* **TASK**: Copy out each line of the entries where the word "lines" is present.

* **GIVEN DATA**:
diff --git a/p3achygo_amd/csrc/conv_core.h b/p3achygo_amd/csrc/conv_core.h
--- a/p3achygo_amd/csrc/conv_core.h
+++ b/p3achygo_amd/csrc/conv_core.h
@@ -84,27 +84,77 @@
   const f32x2 b = mish_t2(__builtin_elementwise_fma(f32x2{v[2], v[3]}, f32x2{scl[2], scl[3]}, f32x2{shl[2], shl[3]}));
   return h4{(_Float16)a[0], (_Float16)a[1], (_Float16)b[0], (_Float16)b[1]};
 }
+__device__ __forceinline__ void mish8_t2(f32x2 (&t)[4], h4& o0, h4& o1) {
+  f32x2 w[4];
+#pragma unroll
+  for (int k = 0; k < 4; ++k) w[k] = f32x2{__builtin_amdgcn_exp2f(t[k][0]), __builtin_amdgcn_exp2f(t[k][1])};
+  __builtin_amdgcn_sched_barrier(0);
+#pragma unroll
+  for (int k = 0; k < 4; ++k) w[k] = __builtin_elementwise_fma(w[k], w[k] + 2.0f, f32x2{2.0f, 2.0f});
+  __builtin_amdgcn_sched_barrier(0);
+#pragma unroll
+  for (int k = 0; k < 4; ++k) w[k] = f32x2{__builtin_amdgcn_rcpf(w[k][0]), __builtin_amdgcn_rcpf(w[k][1])};
+  __builtin_amdgcn_sched_barrier(0);
+#pragma unroll
+  for (int k = 0; k < 4; ++k) t[k] = t[k] * __builtin_elementwise_fma(w[k], f32x2{-2.0f * kLn2, -2.0f * kLn2}, f32x2{kLn2, kLn2});
+  __builtin_amdgcn_sched_barrier(0);
+  o0 = h4{(_Float16)t[0][0], (_Float16)t[0][1], (_Float16)t[1][0], (_Float16)t[1][1]};
+  o1 = h4{(_Float16)t[2][0], (_Float16)t[2][1], (_Float16)t[3][0], (_Float16)t[3][1]};
+}
+__device__ __forceinline__ void mish8_t2s(f32x2 (&t)[4], h4& o0, h4& o1) {
+  f32x2 w[4];
+#pragma unroll
+  for (int k = 0; k < 4; ++k) w[k] = f32x2{__builtin_amdgcn_exp2f(t[k][0]), __builtin_amdgcn_exp2f(t[k][1])};
+  __builtin_amdgcn_sched_barrier(0);
+#pragma unroll
+  for (int k = 0; k < 4; ++k)
+    w[k] = __builtin_elementwise_fma(w[k], __builtin_elementwise_fma(w[k], f32x2{0.5f, 0.5f}, f32x2{1.0f, 1.0f}), f32x2{1.0f, 1.0f});
+  __builtin_amdgcn_sched_barrier(0);
+#pragma unroll
+  for (int k = 0; k < 4; ++k) w[k] = f32x2{__builtin_amdgcn_rcpf(w[k][0]), __builtin_amdgcn_rcpf(w[k][1])};
+  __builtin_amdgcn_sched_barrier(0);
+#pragma unroll
+  for (int k = 0; k < 4; ++k) t[k] = __builtin_elementwise_fma(-t[k], w[k], t[k]);
+  __builtin_amdgcn_sched_barrier(0);
+  o0 = h4{(_Float16)t[0][0], (_Float16)t[0][1], (_Float16)t[1][0], (_Float16)t[1][1]};
+  o1 = h4{(_Float16)t[2][0], (_Float16)t[2][1], (_Float16)t[3][0], (_Float16)t[3][1]};
+}
+__device__ __forceinline__ f32x2 mish_t2s(f32x2 t) {
+  const f32x2 e = {__builtin_amdgcn_exp2f(t[0]), __builtin_amdgcn_exp2f(t[1])};
+  const f32x2 d = __builtin_elementwise_fma(e, __builtin_elementwise_fma(e, f32x2{0.5f, 0.5f}, f32x2{1.0f, 1.0f}), f32x2{1.0f, 1.0f});
+  const f32x2 r = {__builtin_amdgcn_rcpf(d[0]), __builtin_amdgcn_rcpf(d[1])};
+  return __builtin_elementwise_fma(-t, r, t);
+}
+
+template <bool HI>
+__device__ __forceinline__ float fma_mix(uint32_t x2, float a, float b) {
+  float r;
+  if constexpr (HI) asm("v_fma_mix_f32 %0, %1, %2, %3 op_sel:[1,0,0] op_sel_hi:[1,0,0]" : "=v"(r) : "v"(x2), "v"(a), "v"(b));
+  else asm("v_fma_mix_f32 %0, %1, %2, %3 op_sel_hi:[1,0,0]" : "=v"(r) : "v"(x2), "v"(a), "v"(b));
+  return r;
+}
+__device__ __forceinline__ void fma_mix4(h4 v, f32x4 s, f32x4 c, f32x2& lo, f32x2& hi) {
+  typedef unsigned int u2 __attribute__((ext_vector_type(2)));
+  const u2 w = __builtin_bit_cast(u2, v);
+  lo = f32x2{fma_mix<false>(w[0], s[0], c[0]), fma_mix<true>(w[0], s[1], c[1])};
+  hi = f32x2{fma_mix<false>(w[1], s[2], c[2]), fma_mix<true>(w[1], s[3], c[3])};
+}
+
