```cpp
void launch_crc_decode(uint8_t *dst, size_t dst_stride, const uint8_t *framed,
                       size_t src_stride, int64_t framed_len,
                       int64_t block_len, int nshards, int64_t *bad,
                       hipStream_t s) {
  const int64_t fps = (framed_len + block_len - 1) / block_len;
  const int64_t n = framed_len - CRC_LEN * fps;
  crc_dispatch<2>(dst, dst_stride, framed, src_stride, n, block_len, fps,
                  fps * nshards, bad, s);
}

}
```

Measured before the change: 1643 GiB/s.

## Chain per-thread CRC across passes via LDS running state and shift table

For full frames, each thread now carries its partial CRC across the four 16K passes. It stores the running value in an LDS array and advances it with a new 13K-shift table, instead of doing a carryless multiply per pass per shard. A single multiply-and-reduce per shard runs at the end. The per-pass rotation is also restructured into per-piece inlined functions with register pinning, and the tiny-frame loops are kept scalar. This trades more LDS use, which can lower occupancy, and extra LDS traffic for fewer al_mulmod and wave reductions.

```diff
diff --git a/cubefs_amd/csrc/gfrs_kernels.hip b/cubefs_amd/csrc/gfrs_kernels.hip
--- a/cubefs_amd/csrc/gfrs_kernels.hip
+++ b/cubefs_amd/csrc/gfrs_kernels.hip
@@ -638,6 +638,7 @@
 __device__ uint32_t g_shift4k[4][256];
 __device__ uint32_t g_shift1k[4][256];
 __device__ uint32_t g_shift8k[4][256];
+__device__ uint32_t g_shift13k[4][256];
 
 __device__ uint32_t g_pow8[40];
 
@@ -1875,7 +1876,7 @@
                 : uint4{0, 0, 0, 0};
   }
   const int qe = q0 + 193;
-  const bool em = (threadIdx.x & 63) == 63 && r > 0 &&
+  const bool em = (q0 & 63) == 63  && r > 0 &&
                   (FULL || (qe <= nfull && 16 * qe - 4 - 4 * r < P));
   o.e = em ? *reinterpret_cast<const u32x3a *>(sp + 16 * qe)
            : u32x3a{0, 0, 0};
@@ -1894,6 +1895,7 @@
 }
 
 GFRS_DEV uint32_t al_mulmod(uint32_t a, uint32_t b) {
+  asm volatile("" : "+v"(a));
   uint32_t prod = 0;
 #pragma unroll
   for (int i = 31; i >= 0; i--) {
@@ -1919,30 +1921,43 @@
                   __builtin_amdgcn_readlane(int(x), 48));
 }
 
-template <int R>
-GFRS_DEV void al_rot(uint4 (&d)[4], const AlLd &c) {
-#pragma unroll
-  for (int i = 0; i < 4; i++) {
-    const uint4 own = c.v[i];
-    uint32_t n[3] = {0, 0, 0};
-#pragma unroll
-    for (int j = 0; j < R; j++) {
-      const uint32_t ownj = j == 0 ? own.x : j == 1 ? own.y : own.z;
-      uint32_t edge;
-      if (i < 3) {
-        const uint4 nx = c.v[i < 3 ? i + 1 : 3];
-        edge = al_rol1(j == 0 ? nx.x : j == 1 ? nx.y : nx.z);
-      } else {
-        edge = j == 0 ? c.e.x : j == 1 ? c.e.y : c.e.z;
-      }
-      n[j] = al_shl1(edge, ownj);
-    }
-    d[i] = R == 0   ? own
-           : R == 1 ? uint4{own.y, own.z, own.w, n[0]}
-           : R == 2 ? uint4{own.z, own.w, n[0], n[1]}
-                    : uint4{own.w, n[0], n[1], n[2]};
-  }
-}
+template <int R, int I>
+GFRS_DEV uint4 al_rot1(const AlLd &c) {
+  const uint4 own = c.v[I];
+  uint32_t n[3] = {0, 0, 0};
+#pragma unroll
+  for (int j = 0; j < R; j++) {
+    const uint32_t ownj = j == 0 ? own.x : j == 1 ? own.y : own.z;
+    uint32_t edge;
+    if (I < 3) {
+      const uint4 nx = c.v[I < 3 ? I + 1 : 3];
+      edge = al_rol1(j == 0 ? nx.x : j == 1 ? nx.y : nx.z);
+    } else {
+      edge = j == 0 ? c.e.x : j == 1 ? c.e.y : c.e.z;
+    }
+    n[j] = al_shl1(edge, ownj);
+  }
+  return R == 0   ? own
+         : R == 1 ? uint4{own.y, own.z, own.w, n[0]}
+         : R == 2 ? uint4{own.z, own.w, n[0], n[1]}
+                  : uint4{own.w, n[0], n[1], n[2]};
+}
+
+template <int I>
+GFRS_DEV uint4 al_rot_piece(const AlLd &c, int r) {
+  switch (r) {
+    case 0: return al_rot1<0, I>(c);
+    case 1: return al_rot1<1, I>(c);
+    case 2: return al_rot1<2, I>(c);
+    default: return al_rot1<3, I>(c);
+  }
+}
+
+GFRS_DEV void al_pin(uint4 &v) {
+  asm volatile("" : "+v"(v.x), "+v"(v.y), "+v"(v.z), "+v"(v.w));
+}
+
+constexpr int AL_LDS_FIXED = 12288 + EF_RED + 64 + 256 + 1024 + 256 + 4096;
 
 template <int GM, int WPS, int SKEL = 0, int ST = 0, int C0 = 0>
 __global__ __launch_bounds__(CRC_BLOCKT, WPS) void rs_encode_frame_al_k(
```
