# vliu15/3d-brain-tumor-segmentation

Measured on AMD Instinct MI355X. Metric: training volumes/sec (2ch x 128^3), higher is better.
Workload: dtype f32; 1 GPU; BASELINE configs[1]: 2ch x 128^3, batch 1 per GPU, fp32, full fwd+bwd with Dice+KL+L2 VAE loss + Dice metric + TF-form Adam; CLI-default model (base_filters=32, depth=4, groups=8, reduction=8; 42,174,773 params); parallelism=dp1, global_batch=1

## Files before the change

3d-brain-tumor-segmentation_amd/csrc/conv_igemm.hip:

```cpp
#include <stdlib.h>
#include "common.h"
#include "conv_plan.h"

#define MAXSLOT 8

int bts_prof_on();
void bts_prof_begin(int sym, double flops, hipStream_t stream);
void bts_prof_end(hipStream_t stream);

struct IgemmParams {
  const float* x;
  const float* wp;
  const float* bias;
  float* y;
  int N, Di, Hi, Wi, Cin, ldx;
  int Do, Ho, Wo;
  int Cout, ldy, Npad, KG;
  int ODa, OHa, OWa;
  int os, ooz, ooy, oox;
  int s, loz, loy, lox;
  int IZ, IY, IX;
  int lgTX, lgTY, TZ;
  int ntz, nty, ntx;
  int ntaps, flags;
// ... 1666 lines not shown
  if (bias) c.flags |= IG_FLAG_BIAS;
  c.ws_bytes = workspace_bytes;
  ConvPtrs q = {};
  q.x = x; q.wp = wp_fwd; q.bias = bias; q.y = y; q.ws = workspace;
  return conv_run(c, q, stream);
}
extern "C" long bts_conv3d_fwd_workspace(int kind, int N, int D, int H, int W, int Cin, int Cout) {
  return conv_ws_query(0, kind, N, D, H, W, Cin, Cout);
}

extern "C" int bts_conv3d_bwd_data(int kind, const float* dy, const float* wp_bwd, float* dx, void* workspace,
                                   long workspace_bytes, int N, int D, int H, int W, int Cin, int lddx, int Cout, int lddy,
                                   int flags, hipStream_t stream) {
  ConvCall c;
  const int r = conv_call_of(1, kind, N, D, H, W, Cin, lddx, Cout, lddy, flags, c);
  if (r != BTS_OK) return r;
  c.ws_bytes = workspace_bytes;
  ConvPtrs q = {};
  q.x = dy; q.wp = wp_bwd; q.y = dx; q.ws = workspace;
  return conv_run(c, q, stream);
}
extern "C" long bts_conv3d_bwd_data_workspace(int kind, int N, int D, int H, int W, int Cin, int Cout) {
  return conv_ws_query(1, kind, N, D, H, W, Cin, Cout);
}

extern "C" int bts_conv3d_fwd_can_fuse(int N, int D, int H, int W, int Cin, int Cout) {
  ConvCall c;
  ConvChoice ch;
  if (conv_call_of(0, BTS_CONV_K3S1, N, D, H, W, Cin, Cin, Cout, Cout, 0, c) != BTS_OK) return 0;
  conv_query_view(c);
  c.second = CONV_Y2; c.ld2 = Cout;
  return igemm_accept(c, ch) == BTS_OK;
}
extern "C" int bts_conv3d_fwd_fused2(const float* x, const float* wp_fwd, const float* bias, float* y, const float* wp2,
                                     const float* bias2, float* y2, int N, int D, int H, int W, int Cin, int ldx, int Cout,
                                     int ldy, int ldy2, hipStream_t stream) {
  ConvCall c;
  if (conv_call_of(0, BTS_CONV_K3S1, N, D, H, W, Cin, ldx, Cout, ldy, 0, c) != BTS_OK || ldy2 < Cout || !wp2 || !y2) return BTS_ERR_SHAPE;
  if (bias) c.flags |= IG_FLAG_BIAS;
  c.second = CONV_Y2; c.ld2 = ldy2;
  ConvPtrs q = {};
  q.x = x; q.wp = wp_fwd; q.bias = bias; q.y = y; q.wp2 = wp2; q.bias2 = bias2; q.y2 = y2;
  return conv_run(c, q, stream);
}

extern "C" long bts_gn_workspace(int N, long V, int C, int G, int mode);
extern "C" int bts_gn_stats(const float* x, float* mean, float* rstd, void* workspace, long workspace_bytes, int N, long V, int C,
                            int G, int mode, float eps, hipStream_t stream);
static long gnfuse_partial_bytes(int N, int Do, int Ho, int Wo, int Cout) {
  const long tiles = (long)N * ((Do + 0) ) * ((Ho + 3) / 4) * ((Wo + 7) / 8);
  return tiles * ((npad32(Cout) + 31) / 32) * 2 * (long)sizeof(double) + 64;
}
extern "C" long bts_conv3d_fwd_gn_workspace(int kind, int N, int D, int H, int W, int Cin, int Cout, int G) {
  const long cw = bts_conv3d_fwd_workspace(kind, N, D, H, W, Cin, Cout);
  if (cw < 0) return -1;
  int Do = D, Ho = H, Wo = W;
  if (kind == BTS_CONV_K3S2) { Do = D / 2; Ho = H / 2; Wo = W / 2; }
  if (kind == BTS_CONV_K3S2T) { Do = 2 * D; Ho = 2 * H; Wo = 2 * W; }
  const long gw = bts_gn_workspace(N, (long)Do * Ho * Wo, Cout, G, BTS_GN_SLAB);
  if (gw < 0) return -1;
  const long fused = ((cw + 63) & ~63L) + gnfuse_partial_bytes(N, Do, Ho, Wo, Cout);
  return fused > gw ? fused : gw;
}
static int conv_fwd_gn_impl(int kind, const float* x, const float* wp, const float* bias, float* y, const float* wp2,
                            const float* bias2, float* y2, int ldy2, void* ws, long ws_bytes, int N, int D, int H, int W, int Cin,
                            int ldx, int Cout, int G, float eps, float* mean, float* rstd, hipStream_t stream) {
// ... 112 lines not shown
```

3d-brain-tumor-segmentation_amd/csrc/conv_wino3.hip:

```cpp
#include <stdio.h>
#include <stdlib.h>
#include <type_traits>
#include "common.h"
#include "conv_plan.h"
#include "wino_util.h"

int bts_prof_on();
void bts_prof_begin(int sym, double flops, hipStream_t stream);
void bts_prof_end(hipStream_t stream);

struct W3Params {
  const float* x;
  const float* up;
  const float* bias;
  float* y;
  int N, D, H, W, ldx, Cout, ldy, KG;
  int ntz, nty, ntx;
  int accum;
  double* gnp;
  int gn_G, gn_zt;
  int ksplit, kg_per, Npad;
  float* part;
  int nb, ntiles, tiles_per_xcd;
  int T;
  const float* x2;
  const float* wp2;
  int ld2, KG2;
};
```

* **RESPONSE TO THE EXERCISE**:
// ... 1666 lines not shown
// ... 112 lines not shown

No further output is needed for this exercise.